“I never tilt”
I was chatting to an online friend yesterday who is making good progress through the micro-stakes. He has kept me updated with his graph and stats from holdem manager and yesterday there was a 4 buy-in slump around 8k hands into his 50NL foray. Pretty normal we both agreed. I enquired as to how he was taking it and he told me he doesn’t tilt and he is immune to bad beats by now. Of course, anyone who truly can avoid the subtlest form of tilt has a very bright future in poker. Now as it turned out he was destined to have a pretty shitty Sunday, losing 150bb with a flopped straight Vs set and over 300bb with another flopped straight Vs overpair as I recall. How did he react? Well, like a normal person.
No one I know in poker has reached the level of emotional superman. That is, if you drop 8 buyins in games where fish are queueing up to get their money in with 2 outers, it kind of hurts. The mechanism of play good, reach long-run, make money starts to look a little less certain. We start to question the logic of poker in the most subtle and creepingly irrational ways: “it happens everytime at the weekend against huge fish” or “I’m gonna quit, I’m not tilting but maybe a break will end my bad streak”. We’ve all felt like this and I’m sure you can recognise the emotions involved. But I’ll be damned if it doesn’t make it that little bit harder to fold two pair when the fish has likely binked his flush draw on the river.

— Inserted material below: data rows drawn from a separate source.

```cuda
int qrec_bpr_sgd_staged_f32(float* P, int32_t d, int64_t n, const int32_t* u, const int32_t* pos_i,
                            const int32_t* pos_j, const float* R, float* D, float lr, float reg_u,
                            float reg_i, double* loss, void* stream) {
  QREC_REQUIRE(d >= 4 && d <= 128 && (d % 4) == 0, "qrec_bpr_sgd_staged_f32: d=%d unsupported (multiple of 4, 4..128)", d);
  QREC_REQUIRE(n >= 0, "qrec_bpr_sgd_staged_f32: n < 0");
  if (n == 0) return QREC_OK;
  QREC_REQUIRE(P && u && pos_i && pos_j && R && D && loss, "qrec_bpr_sgd_staged_f32: null pointer");
  const int nvec = d / 4;
  cudaStream_t st = (cudaStream_t)stream;
  with_row_shape<128>(nvec, [&](auto s) {
    constexpr int LPR = decltype(s)::LPR;
    const long long per_block = 8 * (32 / LPR);
    const int grid = capped_grid((n + per_block - 1) / per_block, 8);
    bpr_sgd_staged_kernel<LPR><<<grid, 256, 0, st>>>(P, nvec, n, u, pos_i, pos_j, R, D, lr, reg_u, reg_i, loss);
  });
  QREC_LAUNCH_CHECK();
  return QREC_OK;
}

int qrec_sumsq_f32(const float* x, int64_t n, double* out, void* stream) {
  QREC_REQUIRE(out && (x || n == 0) && n >= 0, "qrec_sumsq_f32: bad argument");
  if (n == 0) return QREC_OK;
  QREC_REQUIRE((reinterpret_cast<uintptr_t>(x) & 15) == 0, "qrec_sumsq_f32: x not 16-byte aligned");
  sumsq_kernel<float><<<capped_grid((n / 4 + 255) / 256 + 1, 8), 256, 0, (cudaStream_t)stream>>>(x, n, out);
  QREC_LAUNCH_CHECK();
  return QREC_OK;
}

int qrec_table_snapshot_f32(const float* src, float* dst, int64_t n, void* stream) {
  QREC_REQUIRE(n >= 0 && (n % 4) == 0, "qrec_table_snapshot_f32: n=%lld must be a multiple of 4", (long long)n);
  if (n == 0) return QREC_OK;
  QREC_REQUIRE(src && dst, "qrec_table_snapshot_f32: null pointer");
  QREC_REQUIRE(((reinterpret_cast<uintptr_t>(src) | reinterpret_cast<uintptr_t>(dst)) & 15) == 0,
               "qrec_table_snapshot_f32: src and dst must be 16-byte aligned");
  um_snapshot_kernel<<<sm_count() * UM_SNAPSHOT_CTAS_PER_SM, UM_SNAPSHOT_THREADS, 0, (cudaStream_t)stream>>>(reinterpret_cast<const float4*>(src),
                                                                                 reinterpret_cast<float4*>(dst), n / 4);
  QREC_LAUNCH_CHECK();
  return QREC_OK;
}

int qrec_sumsq_f64(const double* x, int64_t n, double* out, void* stream) {
  QREC_REQUIRE(out && (x || n == 0) && n >= 0, "qrec_sumsq_f64: bad argument");
  if (n == 0) return QREC_OK;
  sumsq_kernel<double><<<capped_grid((n + 255) / 256, 8), 256, 0, (cudaStream_t)stream>>>(x, n, out);
  QREC_LAUNCH_CHECK();
  return QREC_OK;
}

}
```

qrec_b200/csrc/device.cuh:

```cuda
#pragma once
#include <cstdint>

namespace qrec {

__device__ __forceinline__ void red_add_v4(float* addr, float4 v) {
  asm volatile("red.global.add.v4.f32 [%0], {%1, %2, %3, %4};" ::"l"(addr), "f"(v.x), "f"(v.y), "f"(v.z), "f"(v.w) : "memory");
}

__device__ __forceinline__ unsigned long long l2_policy_evict_last() {
  unsigned long long pol;
  asm volatile("createpolicy.fractional.L2::evict_last.b64 %0, 1.0;" : "=l"(pol));
  return pol;
}
__device__ __forceinline__ float4 ld_stream_v4(const float4* p, unsigned long long pol) {
  float4 v;
  asm volatile("ld.global.nc.L1::no_allocate.L2::cache_hint.v4.f32 {%0, %1, %2, %3}, [%4], %5;"
               : "=f"(v.x), "=f"(v.y), "=f"(v.z), "=f"(v.w) : "l"(p), "l"(pol));
  return v;
}
__device__ __forceinline__ void st_hint_v4(float4* p, float4 v, unsigned long long pol) {
  asm volatile("st.global.L2::cache_hint.v4.f32 [%0], {%1, %2, %3, %4}, %5;" ::"l"(p), "f"(v.x), "f"(v.y), "f"(v.z), "f"(v.w),
               "l"(pol) : "memory");
}
__device__ __forceinline__ float4 ldg_no_l1_v4(const float4* p) {
  float4 v;
  asm volatile("ld.global.nc.L1::no_allocate.v4.f32 {%0, %1, %2, %3}, [%4];"
               : "=f"(v.x), "=f"(v.y), "=f"(v.z), "=f"(v.w) : "l"(p));
  return v;
}

__device__ __forceinline__ void pdl_wait() { asm volatile("griddepcontrol.wait;" ::: "memory"); }
__device__ __forceinline__ void pdl_launch_dependents() { asm volatile("griddepcontrol.launch_dependents;" ::: "memory"); }

__device__ __forceinline__ float dot4(float4 a, float4 b) { return a.x * b.x + a.y * b.y + a.z * b.z + a.w * b.w; }

__device__ __forceinline__ void fma4(float4& acc, float s, float4 x) {
  acc.x = fmaf(s, x.x, acc.x); acc.y = fmaf(s, x.y, acc.y);
  acc.z = fmaf(s, x.z, acc.z); acc.w = fmaf(s, x.w, acc.w);
}

template <typename T>
__device__ __forceinline__ T warp_sum(T v) {
#pragma unroll
  for (int o = 16; o > 0; o >>= 1) v += __shfl_xor_sync(0xffffffffu, v, o);
  return v;
}

template <int LPR>
__device__ __forceinline__ float group_sum(float v, unsigned mask = 0xffffffffu) {
#pragma unroll
  for (int o = LPR / 2; o > 0; o >>= 1) v += __shfl_xor_sync(mask, v, o);
  return v;
}

__device__ __forceinline__ float fast_sigmoid(float x) { return __fdividef(1.0f, 1.0f + __expf(-x)); }
// ... 42 lines not shown
    if (t != 0.0) atomicAdd(loss, t);
  }
}

__device__ __forceinline__ uint32_t smem_u32(const void* p) { return (uint32_t)__cvta_generic_to_shared(p); }

__device__ __forceinline__ void mbar_init(uint64_t* bar, uint32_t count) {
  asm volatile("mbarrier.init.shared::cta.b64 [%0], %1;" ::"r"(smem_u32(bar)), "r"(count));
}
__device__ __forceinline__ void mbar_expect_tx(uint64_t* bar, uint32_t bytes) {
  asm volatile("mbarrier.arrive.expect_tx.shared::cta.b64 _, [%0], %1;" ::"r"(smem_u32(bar)), "r"(bytes) : "memory");
}
__device__ __forceinline__ void mbar_arrive(uint64_t* bar) {
  asm volatile("mbarrier.arrive.shared::cta.b64 _, [%0];" ::"r"(smem_u32(bar)) : "memory");
}
__device__ __forceinline__ bool mbar_try_wait(uint64_t* bar, uint32_t parity) {
  uint32_t ok;
  asm volatile(
      "{\n\t.reg .pred p;\n\t"
      "mbarrier.try_wait.parity.shared::cta.b64 p, [%1], %2;\n\t"
      "selp.u32 %0, 1, 0, p;\n\t}"
      : "=r"(ok)
      : "r"(smem_u32(bar)), "r"(parity)
      : "memory");
  return ok != 0;
}
__device__ __forceinline__ void mbar_wait(uint64_t* bar, uint32_t parity) {
  for (uint32_t spins = 0;; ++spins) {
    if (mbar_try_wait(bar, parity)) return;
    if (spins > (1u << 22)) __trap();
  }
}

}
```

qrec_b200/engine.py:

```python
import contextlib
import ctypes as C
import math

import numpy as np

from ._lib import lib, check, MTState, QRecError


def _i32p(a):
    return a.ctypes.data_as(C.POINTER(C.c_int32))


def _i64p(a):
    return a.ctypes.data_as(C.POINTER(C.c_int64))


def version():
    return lib.qrec_version().decode()


def launch_count():
    return int(lib.qrec_launch_count())


# ... 484 lines not shown
          'qrec_adj_subgraph_fill_f32')
    return new_rowptr, new_cols, new_vals


def bucket_requests(ids, rows_per_rank, world, cap, count, send, pos, overflow):
    torch = _torch()
    check(lib.qrec_bucket_requests(_dev(ids, torch.int32, 'ids'), ids.shape[0], int(rows_per_rank), int(world), int(cap),
                                   _dev(count, torch.int32, 'count'), _dev(send, torch.int32, 'send'), _dev(pos, torch.int32, 'pos'),
                                   _dev(overflow, torch.int32, 'overflow'), _stream()), 'qrec_bucket_requests')


def gemv_t(A, v, out, alpha=1.0, beta=0.0):
    torch = _torch()
    ptr, ld = _strided_rows(A, 'A')
    check(lib.qrec_gemv_t_f32(ptr, max(ld, A.shape[1]), A.shape[0], A.shape[1], _opt(v, torch.float32, 'v'),
                              float(alpha), float(beta), _dev(out, torch.float32, 'out'), _stream()), 'qrec_gemv_t_f32')
    return out


def sumsq(x, out):
    torch = _torch()
    fn, _ = _entry('qrec_sumsq', x.dtype)
    check(fn(_dev(x, x.dtype, 'x'), x.numel(), _dev(out, torch.float64, 'out'), _stream()), 'qrec_sumsq')
    return out


def table_snapshot(src, dst):
    torch = _torch()
    if src.numel() != dst.numel():
        raise QRecError('table_snapshot: src has %d elements, dst %d' % (src.numel(), dst.numel()))
    check(lib.qrec_table_snapshot_f32(_dev(src, torch.float32, 'src'), _dev(dst, torch.float32, 'dst'), src.numel(),
                                      _stream()), 'qrec_table_snapshot_f32')
    return dst


def _host_ptr(a, dtype_np, dtype_t, name):
    torch = _torch()
    if isinstance(a, np.ndarray):
        assert a.dtype == dtype_np and a.flags.c_contiguous, name
        return a.ctypes.data, a.shape[0]
    assert (not a.is_cuda) and a.dtype == dtype_t and a.is_contiguous(), name
    return a.data_ptr(), a.shape[0]


class HostPipeline(object):

    def __init__(self, device=0, chunk_triples=1 << 22):
        self._ctx = C.c_void_p()
        check(lib.qrec_ctx_create(int(device), int(chunk_triples), C.byref(self._ctx)), 'qrec_ctx_create')

    def set_rated_signature(self, sig):
        torch = _torch()
        self._sig = sig
        check(lib.qrec_ctx_set_rated_signature(self._ctx, _opt(sig, torch.int32, 'rated_sig')),
              'qrec_ctx_set_rated_signature')

    def close(self):
        if self._ctx:
            check(lib.qrec_ctx_destroy(self._ctx), 'qrec_ctx_destroy')
            self._ctx = C.c_void_p()

    def __del__(self):
        try:
            self.close()
        except Exception:
            pass
# ... 990 lines not shown
```

Before: 3.215 billion.

## Fuse per-wave Q snapshot copy into user-major BPR kernel via TMA bulk ring

Removes the separate snapshot kernel launched before each wave. Thread 0 of each BPR CTA now copies the Q table into the read-only replica Qr with cp.async.bulk through a 4-slot shared-memory ring, taking chunks from a global atomic counter. CTAs then spin on a release/acquire completion counter before starting the wave's updates. This saves one launch per wave and lets the copy overlap with sampling, but adds 32KB of dynamic shared memory per CTA, which can lower occupancy. It also adds a grid-wide spin wait that needs all CTAs to be co-resident.

```diff
diff --git a/include/qrec.h b/include/qrec.h
--- a/include/qrec.h
+++ b/include/qrec.h
@@ -134,6 +134,8 @@
 int qrec_sumsq_f64(const double* dev_x, int64_t n, double* dev_out, void* stream);
 
 int qrec_table_snapshot_f32(const float* dev_src, float* dev_dst, int64_t n, void* stream);
+
+int qrec_bpr_usermajor_ctas_per_sm(int32_t d, int32_t sample, int32_t sig, int32_t* out);
 
 int qrec_table_delta_f32(const float* dev_Q, const float* dev_B, float* dev_D, float* dev_S, int64_t n, void* stream);
 int qrec_table_merge_f32(float* dev_Q, float* dev_B, const float* dev_D, const float* dev_S, int64_t n, void* stream);
diff --git a/qrec_b200/_lib.py b/qrec_b200/_lib.py
--- a/qrec_b200/_lib.py
+++ b/qrec_b200/_lib.py
@@ -142,6 +142,7 @@
     'qrec_sumsq_f32': (C.c_int, [vp, C.c_int64, vp, vp]),
     'qrec_sumsq_f64': (C.c_int, [vp, C.c_int64, vp, vp]),
     'qrec_table_snapshot_f32': (C.c_int, [vp, vp, C.c_int64, vp]),
+    'qrec_bpr_usermajor_ctas_per_sm': (C.c_int, [C.c_int32, C.c_int32, C.c_int32, C.POINTER(C.c_int32)]),
     'qrec_ctx_create': (C.c_int, [C.c_int, C.c_int64, C.POINTER(vp)]),
     'qrec_ctx_destroy': (C.c_int, [vp]),
     'qrec_ctx_set_rated_signature': (C.c_int, [vp, vp]),
diff --git a/qrec_b200/csrc/bpr_kernels.cu b/qrec_b200/csrc/bpr_kernels.cu
--- a/qrec_b200/csrc/bpr_kernels.cu
+++ b/qrec_b200/csrc/bpr_kernels.cu
@@ -289,9 +289,63 @@
 }
 
 
+constexpr int UM_COPY_CHUNK = 8192, UM_COPY_SLOTS = 4;
+constexpr int UM_COPY_SMEM = UM_COPY_CHUNK * UM_COPY_SLOTS;
+
+extern __shared__ __align__(128) char um_ring[];
+
+__host__ __device__ inline long long um_copy_chunks(long long bytes) { return (bytes + UM_COPY_CHUNK - 1) / UM_COPY_CHUNK; }
+
+template <typename Next>
+__device__ __forceinline__ int copy_table_chunks(const char* src, char* dst, long long bytes, Next next) {
+  __shared__ uint64_t full[UM_COPY_SLOTS];
+  __shared__ long long held[UM_COPY_SLOTS];
+  const long long nchunks = um_copy_chunks(bytes);
+  const unsigned long long keep = qrec::l2_policy_evict_last();
+  for (int s = 0; s < UM_COPY_SLOTS; ++s) qrec::mbar_init(&full[s], 1);
+  asm volatile("fence.mbarrier_init.release.cluster;" ::: "memory");
+  asm volatile("fence.proxy.async.global;" ::: "memory");
+  const auto size = [&](long long c) { return (uint32_t)min((long long)UM_COPY_CHUNK, bytes - c * UM_COPY_CHUNK); };
+  const auto load = [&](int s, long long c) {
+    held[s] = c;
+    qrec::mbar_expect_tx(&full[s], size(c));
+    qrec::bulk_g2s_hint(um_ring + s * UM_COPY_CHUNK, src + c * UM_COPY_CHUNK, size(c), &full[s], keep);
+  };
+  int issued = 0, done = 0;
+  bool more = true;
+  for (; issued < UM_COPY_SLOTS; ++issued) {
+    const long long c = next();
+    if (c >= nchunks) {
+      more = false;
+      break;
+    }
+    load(issued, c);
+  }
+  for (; done < issued; ++done) {
+    const int s = done % UM_COPY_SLOTS;
+    qrec::mbar_wait(&full[s], (done / UM_COPY_SLOTS) & 1);
+    const long long c = held[s];
+    qrec::bulk_s2g_hint(dst + c * UM_COPY_CHUNK, um_ring + s * UM_COPY_CHUNK, size(c), keep);
+    asm volatile("cp.async.bulk.commit_group;" ::: "memory");
+    if (more) {
+      const long long next_c = next();
+      more = next_c < nchunks;
+      if (more) {
+        asm volatile("cp.async.bulk.wait_group.read 0;" ::: "memory");
+        load(s, next_c);
+        ++issued;
+      }
+    }
+  }
+  asm volatile("cp.async.bulk.wait_group 0;" ::: "memory");
+  asm volatile("fence.proxy.async.global;" ::: "memory");
+  return done;
+}
+
 template <int LPR, int G, bool FULL, bool SAMPLE, int MINB = 3, bool SIG = false>
 __global__ void __launch_bounds__(256, MINB)
-bpr_sgd_usermajor_kernel(float* __restrict__ P, float* __restrict__ Q, const float* __restrict__ Qr, int nvec, long long n,
+bpr_sgd_usermajor_kernel(float* __restrict__ P, float* __restrict__ Q, float* __restrict__ Qr, long long q_bytes,
+                         int* __restrict__ wave_sync, int nvec, long long n,
                          const int* __restrict__ wave_user, const long long* __restrict__ rowptr,
                          const int* __restrict__ i, const int* __restrict__ j, float lr, float reg_u, float reg_i,
                          double* loss, FusedSampler fs, long long trip_off, const uint32_t* __restrict__ rated_sig) {
@@ -307,6 +361,17 @@
   const float one_m_au = 1.0f - a_u, one_m_ai = 1.0f - a_i;
   float lsum = 0.f;
   qrec::pdl_launch_dependents();
+  const auto enter_wave = [&] {
+    qrec::pdl_wait();
+    if (threadIdx.x == 0) {
+      const int copied = copy_table_chunks(reinterpret_cast<const char*>(Q), reinterpret_cast<char*>(Qr), q_bytes,
+                                           [=] { return (long long)atomicAdd(wave_sync, 1); });
+      if (copied > 0) qrec::red_release_gpu_add(wave_sync + 1, copied);
+      const long long nchunks = um_copy_chunks(q_bytes);
+      qrec::spin_until<8, 64>([=] { return qrec::ld_acquire_gpu(wave_sync + 1) >= nchunks; });
+    }
+    asm volatile("barrier.sync 1;" ::: "memory");
+  };
   bool waited = false;
   const int ub = __ldg(wave_user + 1);
   for (int uu = __ldg(wave_user) + group; uu < ub; uu += ngroups) {
@@ -339,7 +404,7 @@
         }
       }
       if (!waited) {
-        qrec::pdl_wait();
+        enter_wave();
         waited = true;
       }
       if (SAMPLE && l < m && fs.j_out != nullptr) fs.j_out[base + l] = mj;
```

The point is we can still make good decisions when we’ve had a day like this but there’s still some distance to go before we are at the level of mental nirvana where tilt simply doesn’t factor in. If we were, we would simply recognise and appreciate all the times that we made a good +EV decision and got our money in significantly ahead. We would relish staying at the table with a villain who just poached 350bb from you with a 2 outer. We would play for as long as our bankroll management rules and mental alertness allowed. But it doesn’t work like that, sometimes we just have to say “fuck it” and sit out for our own good, and that’s where tilt lives.